When he was taken out blindfolded from the room where he was being kept in the early hours of yesterday morning, he feared he was going to be killed. The staff at the Baghdad embassy had just half an hour's notice before he arrived in a convoy of black limousines at 10.35am yesterday.

His stepmother, Pauline Sweeney, said Mr Moore sounded remarkably jovial during their telephone call, and was "in good spirits and cracking jokes". Her husband, Frank, said he collapsed in laughter when the freed man asked whether they had saved him any Christmas dinner.

Two hours before the Lincolnshire man was ushered to freedom, Qais al-Khazali, leader of the group Asaib Ahl al-Haq (the League of the Righteous), had been handed over by US forces to the Iraqi government, along with some of his senior lieutenants. They were the last of 162 members of the organisation to be released under a process which began in late September.

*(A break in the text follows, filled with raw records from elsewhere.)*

template <int NW, int CH, typename TE = bf16_t>
__global__ __launch_bounds__(NW * 64) void chain_gemm_kernel(GemmArgs a_in) {
    typedef bf16_t T;
    constexpr int BM = 32, BN = 32, TM = 2, TN = 2, LDP = BN + 4, NT = NW * 64;
    __shared__ __attribute__((aligned(16))) float park[BM * LDP];
    const GemmArgs a = gemm_segment<T, TE>(a_in, (int)blockIdx.z);
    const int tid = threadIdx.x, lane = tid & 63, fr = lane & 15, fq = lane >> 4;
    const int wave = __builtin_amdgcn_readfirstlane(tid >> 6);
    const int m0 = a.m_lo + blockIdx.y * BM, n0 = blockIdx.x * BN;
    const int K = a.n_taps * a.Cin, nsteps = K / 32, nchunks = (nsteps + CH - 1) / CH;
    const T* A = reinterpret_cast<const T*>(a.A);
    const T* zero = reinterpret_cast<const T*>(g_gemm_zero_page) + fq * 8;
    int am[TM];
#pragma unroll
    for (int i = 0; i < TM; ++i) { const int m = m0 + i * 16 + fr; am[i] = m < a.M ? m : -(1 << 28); }
    const T* wrow[TN];
#pragma unroll
    for (int j = 0; j < TN; ++j) {
        int n = n0 + j * 16 + fr;
        n = n < a.N ? n : a.N - 1;
        wrow[j] = reinterpret_cast<const T*>(a.W) + (size_t)n * K + fq * 8;
    }
    u32x4 ar[CH][TM], wr[CH][TN];
    auto load_chunk = [&](int c) {
#pragma unroll
        for (int s = 0; s < CH; ++s) {
            int t = c * CH + s;
            t = t < nsteps ? t : nsteps - 1;
            const int k0 = t * 32, tap = k0 / a.Cin, ci = k0 - tap * a.Cin;
            const int toff = a_in.tap_off[tap];
#pragma unroll
            for (int i = 0; i < TM; ++i) {
                const int r = am[i] + toff;
                const T* src = (r >= 0 && r < a.a_rows) ? A + (size_t)r * a.lda + ci + fq * 8 : zero;
                ar[s][i] = *reinterpret_cast<const u32x4*>(src);
            }
#pragma unroll
            for (int j = 0; j < TN; ++j) wr[s][j] = *reinterpret_cast<const u32x4*>(wrow[j] + k0);
        }
    };
    if (wave < nchunks) load_chunk(wave);
    for (int c = 0; c < nchunks; ++c) {
        if (wave == (c % NW)) {
            f32x4_t acc[TM][TN];
#pragma unroll
            for (int i = 0; i < TM; ++i)
#pragma unroll
                for (int j = 0; j < TN; ++j)
#pragma unroll
                    for (int r = 0; r < 4; ++r) acc[i][j][r] = c ? park[(i * 16 + fq * 4 + r) * LDP + j * 16 + fr] : 0.f;
#pragma unroll
            for (int s = 0; s < CH; ++s) {
                if (c * CH + s < nsteps) {
#pragma unroll
                    for (int i = 0; i < TM; ++i)
#pragma unroll
                        for (int j = 0; j < TN; ++j)
                            acc[i][j] = __builtin_amdgcn_mfma_f32_16x16x32_bf16(__builtin_bit_cast(bf16x8_t, ar[s][i]), __builtin_bit_cast(bf16x8_t, wr[s][j]), acc[i][j], 0, 0, 0);
                }
            }
#pragma unroll
            for (int i = 0; i < TM; ++i)
#pragma unroll
                for (int j = 0; j < TN; ++j)
#pragma unroll
                    for (int r = 0; r < 4; ++r) park[(i * 16 + fq * 4 + r) * LDP + j * 16 + fr] = acc[i][j][r];
            if (c + NW < nchunks) load_chunk(c + NW);
        }
        __builtin_amdgcn_s_waitcnt(0xc07f);
        __builtin_amdgcn_s_barrier();
    }
    const EpiQ e = epiq_of(a);
    const bool quads = epi_quads_ok(a);
    for (int q = tid; q < BM * (BN / 4); q += NT) {
        const int row = q / (BN / 4), c4 = (q - row * (BN / 4)) * 4;
        const int m = m0 + row, n = n0 + c4;
        if (m >= a.M || n >= a.N) continue;
        if (quads) epi_quad<TE>(e, *reinterpret_cast<const f32x4_t*>(park + row * LDP + c4), m, n);
        else for (int cc = 0; cc < 4 && n + cc < a.N; ++cc) epilogue_elem<TE>(a, park[row * LDP + c4 + cc], m, n + cc);
    }
}
template <int NW, int CH, typename TE = bf16_t>
inline void chain_go(const GemmArgs& a, hipStream_t s) {
    const int rows = a.M - a.m_lo;
    hipLaunchKernelGGL((chain_gemm_kernel<NW, CH, TE>), dim3((a.N + 31) / 32, (rows + 31) / 32, a.n_seg > 1 ? a.n_seg : 1), dim3(NW * 64), 0, s, a);
}
inline bool chain_ok(const GemmArgs& a) {
    return a.Cin % 32 == 0 && a.act != 2 && a.ksplit <= 1 && !a.epi_legacy && a.lda % 8 == 0;
}

constexpr int kBigBM = 256, kBigBN = 256, kBigBK = 32, kBigStages = 4;
constexpr int kGldsMinWgs = 150;
template <int ST, bool TR, int BN, typename TE = bf16_t, bool PAIR = false>
__global__ __launch_bounds__(512) void big_gemm_kernel(GemmArgs a_in, int tiles_x, int tiles_seg, int tiles_total) {
    typedef bf16_t T;
    static_assert(!TR || std::is_same<TE, bf16_t>::value, "the register-layout (TR) epilogue stores bf16");
    constexpr int BM = kBigBM, BK = kBigBK, TM = 8, TN = BN / 64, WN = BN / 4, NPB = BN / 128, CP = 2 + NPB;
    static_assert(ST == 4, "ring of four stages");
    static_assert(BN == 256 || BN == 128, "256- or 128-wide tiles");
    extern __shared__ __attribute__((aligned(128))) unsigned char big_smem[];
    T* As = reinterpret_cast<T*>(big_smem);
    T* Bs = As + ST * BM * BK;
    const int tid = threadIdx.x, lane = tid & 63, fr = lane & 15, fq = lane >> 4;
    const int wave = __builtin_amdgcn_readfirstlane(tid >> 6);
    const int orig = blockIdx.x, xcd = orig & 7, q = tiles_total >> 3, r8 = tiles_total & 7;
    const int tile_all = (xcd < r8 ? xcd * (q + 1) : r8 * (q + 1) + (xcd - r8) * q) + (orig >> 3);
    const int seg = tile_all / tiles_seg, tile = tile_all - seg * tiles_seg;
    const GemmArgs a = gemm_segment<T, TE>(a_in, seg);
    const int m0 = a.m_lo + (tile / tiles_x) * BM, n0 = (tile % tiles_x) * BN;
    const int wr = wave >> 2, wc = wave & 3;
    const int K = a.n_taps * a.Cin, nsteps = K / BK;
    const T* A = reinterpret_cast<const T*>(a.A);
    const T* W = reinterpret_cast<const T*>(a.W);
    const T* zero = reinterpret_cast<const T*>(g_gemm_zero_page);
    f32x4_t acc[TM][TN];
#pragma unroll
    for (int i = 0; i < TM; ++i)
#pragma unroll
        for (int j = 0; j < TN; ++j) acc[i][j] = f32x4_t{0.f, 0.f, 0.f, 0.f};
// ... 261 lines not shown
}

template <typename T>
__global__ __launch_bounds__(256) void splitk_reduce_kernel(GemmArgs a) {
    const int rows = a.M - a.m_lo;
    const size_t e = (size_t)blockIdx.x * 256 + threadIdx.x;
    if (e >= (size_t)rows * a.N) return;
    const int mm = (int)(e / a.N), n = (int)(e % a.N), m = a.m_lo + mm;
    float sum = 0.f;
    for (int z = 0; z < a.ksplit; ++z) sum += a.ws[(size_t)z * rows * a.N + e];
    const int ch = n % a.bias_mod;
    float v = DT<T>::rnd(sum + (a.bias ? DT<T>::ld(reinterpret_cast<const T*>(a.bias) + ch) : 0.f));
    if (a.act == 1) v = DT<T>::rnd(gelu_exact(v));
    if (a.act == 3) v = DT<T>::rnd(v / (1.0f + expf(-v)));
    if (a.scale) v = DT<T>::rnd(DT<T>::ld(reinterpret_cast<const T*>(a.scale) + n) * v);
    if (a.res) v = v + DT<T>::ld(reinterpret_cast<const T*>(a.res) + (size_t)m * a.ldr + n);
    v = DT<T>::rnd(v);
    if (a.Y) DT<T>::st(reinterpret_cast<T*>(a.Y) + (size_t)m * a.ldy + n, v);
    if (a.Y2) DT<T>::st(reinterpret_cast<T*>(a.Y2) + (size_t)m * a.ldy + n,
                        snake_apply<T>(v, DT<T>::ld(reinterpret_cast<const T*>(a.sn_a) + ch), DT<T>::ld(reinterpret_cast<const T*>(a.sn_ib) + ch)));
}

template <typename T, int BM, int BN, typename TE = T>
inline void gemm_go(const GemmArgs& a, hipStream_t s) {
    constexpr int PF = (BM + BN) > 160 ? 2 : ((BM + BN) > 128 ? 4 : 8);
    dim3 grid((a.N + BN - 1) / BN, (a.M - a.m_lo + BM - 1) / BM, a.n_seg > 1 ? a.n_seg : 1);
    hipLaunchKernelGGL((conv_gemm_kernel<T, BM, BN, PF, TE>), grid, dim3(256), 0, s, a);
}
inline bool skinny_ok(const GemmArgs& a) {
    return a.ws && !a.no_skinny && a.n_taps == 1 && a.tap_off[0] == 0 && a.m_lo == 0 && a.M <= kSkinnyMaxRows && a.a_rows >= a.M && a.act == 0 &&
           !a.bias && !a.scale && !a.Y2 && a.Y && skinny_k_ok(a.Cin) && a.N % 32 == 0 && a.lda % 8 == 0 && a.ldy % 4 == 0 && (!a.res || a.ldr % 4 == 0);
}
template <typename T, typename TE>
inline void gemm_launch_te(const GemmArgs& a, hipStream_t s) {
    const int rows = a.M - a.m_lo, nseg = a.n_seg > 1 ? a.n_seg : 1;
    if (rows <= 0) return;
    if constexpr (sizeof(T) == 4) { gemm_go<T, 64, 64>(a, s); return; }
    else {
        constexpr bool kPlainBf16 = std::is_same<TE, bf16_t>::value;
        auto wgs = [&](int bm, int bn) { return (long)((rows + bm - 1) / bm) * ((a.N + bn - 1) / bn) * nseg; };
        if constexpr (kPlainBf16) {
        if (nseg == 1 && skinny_ok(a)) {
            SkinnyArgs k{};
            k.X = reinterpret_cast<const bf16_t*>(a.A); k.ldx = a.lda; k.M = a.M; k.W = reinterpret_cast<const bf16_t*>(a.W); k.N = a.N;
            k.res = reinterpret_cast<const bf16_t*>(a.res); k.ldr = a.ldr; k.Y = reinterpret_cast<bf16_t*>(a.Y); k.ldy = a.ldy;
            k.Wp = reinterpret_cast<const bf16_t*>(a.Wp);
            if (a.res) skinny_launch<SK_RESIDUAL>(k, a.Cin, s); else skinny_launch<SK_STORE>(k, a.Cin, s);
            return;
        }
        if (nseg == 1 && a.ws && a.n_taps == 1 && a.act != 2 && wgs(64, 32) < 384 && a.Cin >= 1536) {
            int S = 0;
            for (int cand : {8, 6, 4, 3, 2})
                if (a.Cin % (cand * 32) == 0 && a.Cin / (cand * 32) >= 12 && wgs(64, 32) * cand <= 1024 &&
                    (long)cand * rows * a.N <= a.ws_floats) { S = cand; break; }
            if (S > 1) {
                GemmArgs b = a;
                b.ksplit = S;
                dim3 grid((a.N + 31) / 32, (rows + 63) / 64, S);
                hipLaunchKernelGGL((conv_gemm_kernel<T, 64, 32, 8>), grid, dim3(256), 0, s, b);
                hipLaunchKernelGGL((splitk_reduce_kernel<T>), dim3((unsigned)(((size_t)rows * a.N + 255) / 256)), dim3(256), 0, s, b);
                return;
            }
        }
        }
        const bool n64 = a.N % 64 == 0 || a.N >= 512;
        if (a.act != 2 && a.Cin % 32 == 0) {
            if (big_tiling_pays(rows, a.N, kBigBN, nseg)) { big_go<TE>(a, s); return; }
            if (rows >= 1024 && a.N % 128 == 0 && big_tiling_pays(rows, a.N, 128, nseg)) {
                const bool plain = a.act == 0 && !a.scale && !a.res && !a.Y2;
                if constexpr (kPlainBf16) { if (plain) { big_go_t<true, 128>(a, s); return; } }
                big_go_t<false, 128, TE>(a, s);
                return;
            }
        }
        const long t64 = wgs(128, 64);
        const bool glds_shape = a.N % 64 == 0 && a.Cin % 64 == 0;
        const bool parks = a.act != 2 && a.ksplit <= 1 && !a.epi_legacy && a.glds_waves >= 0;
        const long t32 = wgs(32, 32);
        if (a.chain >= 0 && chain_ok(a) && t32 <= 224 && (long)a.n_taps * a.Cin >= 512 && (long)a.n_taps * a.Cin <= 4096) { chain_go<8, 8, TE>(a, s); return; }
        const long cap8 = std::is_same<TE, bfs_t>::value ? (a.glds_cap8 > 0 ? a.glds_cap8 : (1L << 30)) : 512;
        if (glds_shape && parks && t64 <= cap8 && (long)a.n_taps * a.Cin >= 512) {
            const long ta = a.N % 128 == 0 ? wgs(64, 128) : 0, tb = wgs(64, 64);
            if (ta >= 140 && ta <= cap8) glds_go<128, 3, TE, 512, 64>(a, s);
            else if (tb <= 256) glds_go<64, 3, TE, 512, 64>(a, s);
            else if (t64 <= 256) glds_go<64, 3, TE, 512>(a, s);
            else glds_go<64, 2, TE, 512>(a, s);
        } else if (glds_shape && t64 >= (a.glds_min_wgs > 0 ? a.glds_min_wgs : kGldsMinWgs)) {
            glds_go<64, 2, TE>(a, s);
        } else if (n64 && wgs(128, 64) >= 512) gemm_go<T, 128, 64, TE>(a, s);
        else if (a.act != 2 && !n64 && a.N % 96 == 0 && wgs(128, 96) >= 256) gemm_go<T, 128, 96, TE>(a, s);
        else if (a.act != 2 && !n64 && wgs(128, 32) >= 256) gemm_go<T, 128, 32, TE>(a, s);
        else if (n64 && (wgs(64, 64) >= 256 || a.act == 2)) gemm_go<T, 64, 64, TE>(a, s);
        else if (a.act == 2) gemm_go<T, 64, 64, TE>(a, s);
        else gemm_go<T, 64, 32, TE>(a, s);
    }
}
template <typename T>
inline void gemm_launch(const GemmArgs& a, hipStream_t s) {
    if constexpr (std::is_same<T, bfs_t>::value) {
        GemmArgs b = a;
        b.lda = 2 * a.lda; b.Cin = 2 * a.Cin; b.a_seg = 2 * a.a_seg;
        b.ws = nullptr;
        gemm_launch_te<bf16_t, bfs_t>(b, s);
    } else gemm_launch_te<T, T>(a, s);
}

It is not clear whether al-Khazali will be freed by the Iraqi government, although a spokesman, Ali al-Dabbagh, suggested that he would. "Al-Khazali and other suspects formerly in US custody have been handed over to the Iraqi government. Any suspects without evidence for a prosecution will be released," he said. Al-Khazali's brother was released from US then Iraqi custody in June.

Mr Moore, who had been working as an IT consultant for the Iraqi finance ministry, was kidnapped along with his bodyguards – Alec MacLachlan from Llanelli, Jason Swindlehurst from Skelmersdale, and Alan McMenemy and Jason Creswell from Glasgow – on 29 May 2007, by armed men in Iraqi police uniform. The circumstances of the raid, in a heavily fortified location, led to charges of official collusion. The bodies of Mr Swindlehurst and Mr Creswell were returned to the UK in June, and that of Mr MacLachlan in September. Mr McMenemy is also thought to have been killed.

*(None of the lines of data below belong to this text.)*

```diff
@@ -130,12 +137,12 @@
 
 int32_t launch_merge_keys(hipStream_t st, const uint64_t *partial, uint32_t n_lists, uint32_t qt_stride,
                           uint32_t nq, uint32_t top, qmx_scored_point *out, uint32_t *out_counts, uint32_t out_stride,
-                          uint32_t out_offset, uint64_t *next_bound, const int *run_if, const uint32_t *out_map, uint32_t shared_grid) {
+                          uint32_t out_offset, uint64_t *next_bound, const int *run_if, const uint32_t *out_map, uint32_t shared_grid, bool grouped) {
     if (nq == 0) return QMX_OK;
     if (out_stride == 0) out_stride = top;
     ::qmx::clear_stale_error();
     hipLaunchKernelGGL(merge_keys_kernel, dim3(nq), dim3(MERGE_BLOCK), 0, st, partial, n_lists, qt_stride, top, out, out_counts,
-                       out_stride, out_offset, next_bound, run_if, out_map, shared_grid);
+                       out_stride, out_offset, next_bound, run_if, out_map, shared_grid, grouped ? 1u : 0u);
     QMX_HIP(hipGetLastError());
     return QMX_OK;
 }
```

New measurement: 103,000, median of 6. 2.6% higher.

Gordon Brown said: "I am hugely relieved by the wonderful news that Peter has been freed. At this moment of celebration, we also remember the families of British hostages who have been killed in Iraq and elsewhere. And we pledge to continue to do everything we can to bring British hostages back to their loved ones, including the remaining hostage of the group in Iraq. I demand that the hostage-takers return him to us."

Mr Moore's father, Graeme, had been highly critical of the British Government's efforts to get his son and the others released, accusing officials of "washing their hands of what happened to these men" and "deliberately keeping him in the dark" about what was going on. Last night, he said: "We are so relieved and we just want to get him home, back now to his family and friends. I'm breaking down, I'm just so overjoyed for the lad. It's been such a long haul."

David Miliband, the Foreign Secretary, said that Mr Moore's freedom had been made possible by the Iraqi government's process of national reconciliation with armed groups prepared to renounce violence. "I hope it will lead also to the end to the scourge of hostage-taking and violence in that country," he said.

Mr Moore's release had been predicted to take place during the Muslim festival of Eid, which this year fell in November, but negotiations were fraught, with his captors at one stage breaking off talks because of delays in freeing al-Khazali. The group's envoy, Salam al-Maliki, accused the US of attempting to sabotage the deal.